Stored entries
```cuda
int tbvh_build_tlas( tbvh_bvh t, const void* instances, uint32_t inst_stride, uint32_t inst_count, const tbvh_bvh* blasses, uint32_t blas_count, float c_trav, float c_int )
{
	ARG_CHECK( t && instances && blasses && inst_count > 0 && blas_count > 0 && inst_stride >= 160, "bad TLAS arguments" );
	CUDA_TRY( cudaSetDevice( t->ctx->device ) );
	free_layouts( t );
	std::vector<float4> boxes( (size_t)inst_count * 2 );
	std::vector<TlasInst> inst( inst_count );
	std::vector<BlasRef> refs( blas_count );
	uint32_t blas_layouts = (1u << TBVH_LAYOUT_BVH) | (1u << TBVH_LAYOUT_CWBVH);
	for (uint32_t k = 0; k < blas_count; k++)
	{
		const tbvh_bvh b = blasses[k];
		ARG_CHECK( b && b != t && b->ctx == t->ctx, "TLAS: a BLAS handle is NULL or lives in another context" );
		const bool has_bvh = (b->info.layouts & (1u << TBVH_LAYOUT_BVH)) && b->d_trav && b->d_leaf_tris, has_cw = b->d_cw_trav && b->d_cw_tris;
		if (b->d_inst || (!has_bvh && !has_cw))
		{ tbvh_set_error( "TLAS: BLAS %u holds no triangle tree (IntersectTLAS walks LAYOUT_BVH BLASses, tiny_bvh.h:3341; traverse_tlas.cl CWBVH ones)", k ); return TBVH_E_STATE; }
		if (has_bvh && b->info.max_depth + 1 > TBVH_STACK) { tbvh_set_error( "TLAS: BLAS %u has depth %u, the two-level kernel walks a BLAS with a %d-entry stack", k, b->info.max_depth, TBVH_STACK ); return TBVH_E_LIMIT; }
		if (has_cw && b->cw_depth + 1 > 128) { tbvh_set_error( "TLAS: the wide tree of BLAS %u has depth %u (128 pending node groups per ray, tiny_bvh.h:7048)", k, b->cw_depth ); return TBVH_E_LIMIT; }
		refs[k].trav = has_bvh ? b->d_trav : 0, refs[k].tris = has_bvh ? b->d_leaf_tris : 0, refs[k].root_ref = b->root_ref, refs[k].root_count = b->root_count, refs[k].pad0 = refs[k].pad1 = 0;
		refs[k].cw_nodes = has_cw ? b->d_cw_trav : 0, refs[k].cw_tris = has_cw ? b->d_cw_tris : 0;
		blas_layouts &= (has_bvh ? 1u << TBVH_LAYOUT_BVH : 0u) | (has_cw ? 1u << TBVH_LAYOUT_CWBVH : 0u);
	}
	for (uint32_t i = 0; i < inst_count; i++)
	{
		const char* r = (const char*)instances + (size_t)i * inst_stride;
		memcpy( inst[i].inv, r + 64, 64 );
		memcpy( &inst[i].blasIdx, r + 140, 4 ), memcpy( &inst[i].mask, r + 156, 4 );
		inst[i].pad0 = inst[i].pad1 = 0;
		ARG_CHECK( inst[i].blasIdx < blas_count, "TLAS: an instance names a BLAS past blas_count" );
		float mn[3], mx[3];
		memcpy( mn, r + 128, 12 ), memcpy( mx, r + 144, 12 );
		boxes[(size_t)i * 2] = make_float4( mn[0], mn[1], mn[2], 0 ), boxes[(size_t)i * 2 + 1] = make_float4( mx[0], mx[1], mx[2], 0 );
	}
	cudaStream_t s = t->ctx->stream;
	CUDA_TRY( cudaMalloc( &t->d_aabbs, boxes.size() * 16 ) );
	CUDA_TRY( cudaMalloc( &t->d_inst, inst.size() * sizeof( TlasInst ) ) );
	CUDA_TRY( cudaMalloc( &t->d_blas, refs.size() * sizeof( BlasRef ) ) );
	CUDA_TRY( cudaMemcpyAsync( t->d_aabbs, boxes.data(), boxes.size() * 16, cudaMemcpyHostToDevice, s ) );
	CUDA_TRY( cudaMemcpyAsync( t->d_inst, inst.data(), inst.size() * sizeof( TlasInst ), cudaMemcpyHostToDevice, s ) );
	CUDA_TRY( cudaMemcpyAsync( t->d_blas, refs.data(), refs.size() * sizeof( BlasRef ), cudaMemcpyHostToDevice, s ) );
	CUDA_TRY( cudaStreamSynchronize( s ) );
	t->info.prim_count = inst_count, t->inst_count = inst_count, t->blas_count = blas_count, t->tlas_blas_layouts = blas_layouts;
	TRY( build_sah_launch( t, c_trav, c_int, TBVH_BUILD_REFERENCE ) );
// ... 390 lines not shown
```

### tinybvh_b200/csrc/common.cuh

```cuda
#pragma once
#include <cuda_runtime.h>
#include <stdint.h>
#include <stdio.h>
#include <mutex>
#include <vector>
#include <atomic>
#include "../../include/tinybvh_b200.h"

#define BVH_FAR 1e30f
#define TBVH_STACK 64
#define TBVH_STACK_DEEP 256

void tbvh_set_error( const char* fmt, ... );
extern unsigned long long g_tbvh_launches;
#define CUDA_TRY( x ) do { cudaError_t e_ = (x); if (e_ != cudaSuccess) { tbvh_set_error( "%s:%d %s -> %s", __FILE__, __LINE__, #x, cudaGetErrorString( e_ ) ); return TBVH_E_CUDA; } } while (0)
#define LAUNCHED() do { g_tbvh_launches++; cudaError_t e_ = cudaGetLastError(); if (e_ != cudaSuccess) { tbvh_set_error( "%s:%d launch -> %s", __FILE__, __LINE__, cudaGetErrorString( e_ ) ); return TBVH_E_CUDA; } } while (0)

struct HostSlot
{
	void* d_rays = 0;
	void* d_hits = 0;
	void* d_bits = 0;
	void* h_hits = 0;
	cudaEvent_t in_done = 0, run_done = 0, out_done = 0;
// ... 32 lines not shown
	std::atomic<uint32_t> counter_next{ 0 };
};
#define TBVH_COUNTERS 256

uint32_t tbvh_next_generation();
struct BlasLink { tbvh_bvh blas; uint32_t generation; };

struct tbvh_bvh_t
{
	tbvh_ctx ctx = 0;
	tbvh_info info = {};
	float4* d_verts = 0;
	float4* d_nodes = 0;
	uint32_t* d_prim_idx = 0;
	float4* d_trav = 0;
	uint32_t root_ref = 0, root_count = 0;
	float4* d_leaf_tris = 0;
	uint32_t leaf_tris_count = 0;
	float4* d_nodes_gpu = 0;
	float4* d_cw_nodes = 0;
	float4* d_cw_tris = 0;
	float4* d_cw_trav = 0;
	uint32_t cw_depth = 0;
	uint32_t generation = 0;
	float4* d_aabbs = 0;
	void* d_inst = 0;
	void* d_blas = 0;
	uint32_t inst_count = 0, blas_count = 0;
	uint32_t tlas_blas_layouts = 0;
	std::vector<BlasLink> links;
	bool refittable = true;
	int stats = 0;
	unsigned long long* d_stats = 0;
};


__device__ __forceinline__ bool mt_test( const float ox, const float oy, const float oz, const float dx, const float dy, const float dz,
	const float4 v0, const float4 e1, const float4 e2, const float tmax, float& t, float& u, float& v )
{
	const float hx = __fmaf_rn( dy, e2.z, -__fmul_rn( dz, e2.y ) );
	const float hy = __fmaf_rn( dz, e2.x, -__fmul_rn( dx, e2.z ) );
	const float hz = __fmaf_rn( dx, e2.y, -__fmul_rn( dy, e2.x ) );
	const float a = __fmaf_rn( e1.z, hz, __fmaf_rn( e1.x, hx, __fmul_rn( e1.y, hy ) ) );
	if (fabsf( a ) < 0.000001f) return false;
	const float f = __fdiv_rn( 1.0f, a );
	const float sx = __fsub_rn( ox, v0.x ), sy = __fsub_rn( oy, v0.y ), sz = __fsub_rn( oz, v0.z );
	u = __fmul_rn( f, __fmaf_rn( hz, sz, __fmaf_rn( hx, sx, __fmul_rn( hy, sy ) ) ) );
	const float qx = __fmaf_rn( -e1.y, sz, __fmul_rn( e1.z, sy ) );
	const float qy = __fmaf_rn( -e1.z, sx, __fmul_rn( e1.x, sz ) );
	const float qz = __fmaf_rn( -e1.x, sy, __fmul_rn( e1.y, sx ) );
	v = __fmul_rn( f, __fmaf_rn( dz, qz, __fmaf_rn( dy, qy, __fmul_rn( dx, qx ) ) ) );
	if (u < 0 || v < 0 || __fadd_rn( u, v ) > 1) return false;
	t = __fmul_rn( f, __fmaf_rn( e2.z, qz, __fmaf_rn( e2.x, qx, __fmul_rn( e2.y, qy ) ) ) );
	return !(t < 0 || t > tmax);
}

__device__ __forceinline__ uint32_t f2key( float f ) { uint32_t u = __float_as_uint( f ); return (u & 0x80000000u) ? ~u : (u | 0x80000000u); }
__device__ __forceinline__ float key2f( uint32_t k ) { return __uint_as_float( (k & 0x80000000u) ? (k & 0x7fffffffu) : ~k ); }

int bvh2_trace_launch( tbvh_bvh b, const void* d_rays, uint32_t stride, void* d_hits, uint32_t hit_stride, uint32_t* d_bits, uint64_t n, bool anyhit, cudaStream_t s, unsigned long long* d_stats );
int cwbvh_trace_launch( tbvh_bvh b, const void* d_rays, uint32_t stride, void* d_hits, uint32_t hit_stride, uint32_t* d_bits, uint64_t n, bool anyhit, cudaStream_t s, unsigned long long* d_stats );
int cw_make_trav( tbvh_bvh b, cudaStream_t s, int known_depth = -1 );
unsigned long long* ctx_next_counter( tbvh_ctx c );
int build_sah_launch( tbvh_bvh b, float c_trav, float c_int, int flavour );
int build_hq_launch( tbvh_bvh b, float c_trav, float c_int );
int refit_launch( tbvh_bvh b, cudaStream_t s );
int tlas_trace_launch( tbvh_bvh b, int layout, const void* d_rays, uint32_t stride, uint32_t* d_bits, uint64_t n, bool anyhit, cudaStream_t s );
struct TlasInst { float inv[16]; uint32_t blasIdx, mask, pad0, pad1; };
struct BlasRef { const float4* trav; const float4* tris; uint32_t root_ref, root_count, pad0, pad1; const float4* cw_nodes; const float4* cw_tris; };
int make_leaf_tris( tbvh_bvh b, cudaStream_t s );
int bvh_gpu_to_bvh( tbvh_bvh b, uint32_t used_nodes_gpu, cudaStream_t s );
int bvh_to_bvh_gpu( tbvh_bvh b, cudaStream_t s );
int bvh_to_cwbvh( tbvh_bvh b, cudaStream_t s );
int exclusive_scan( const uint32_t* in, uint32_t* out, uint32_t* tile_sum, uint32_t n, cudaStream_t s );
```

### tinybvh_b200/csrc/cw_walk.cuh

```cuda
#pragma once
#include "common.cuh"
#include <cuda_fp16.h>

#define CW_STACK 128
#define CW_NODE_F4 10
#ifndef CW_PLANES_BF16
#define CW_PLANES_BF16 0
#endif

__device__ __forceinline__ float2 widen( const uint32_t h2 )
{
#if CW_PLANES_BF16
	return make_float2( __uint_as_float( h2 * 65536u ), __uint_as_float( h2 & 0xffff0000u ) );
#else
	return __half22float2( *(const __half2*)&h2 );
#endif
}

__device__ __forceinline__ float2 fma2( const float2 a, const float2 b, const float2 c )
{
	return make_float2( __fmaf_rn( a.x, b.x, c.x ), __fmaf_rn( a.y, b.y, c.y ) );
}
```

* [AIM OF THE TASK]: Each line of the entries above that has the word "cudaMalloc" is to be copied.

* [EXPECTED ANSWER]:
	CUDA_TRY( cudaMalloc( &t->d_aabbs, boxes.size() * 16 ) );
	CUDA_TRY( cudaMalloc( &t->d_inst, inst.size() * sizeof( TlasInst ) ) );
	CUDA_TRY( cudaMalloc( &t->d_blas, refs.size() * sizeof( BlasRef ) ) );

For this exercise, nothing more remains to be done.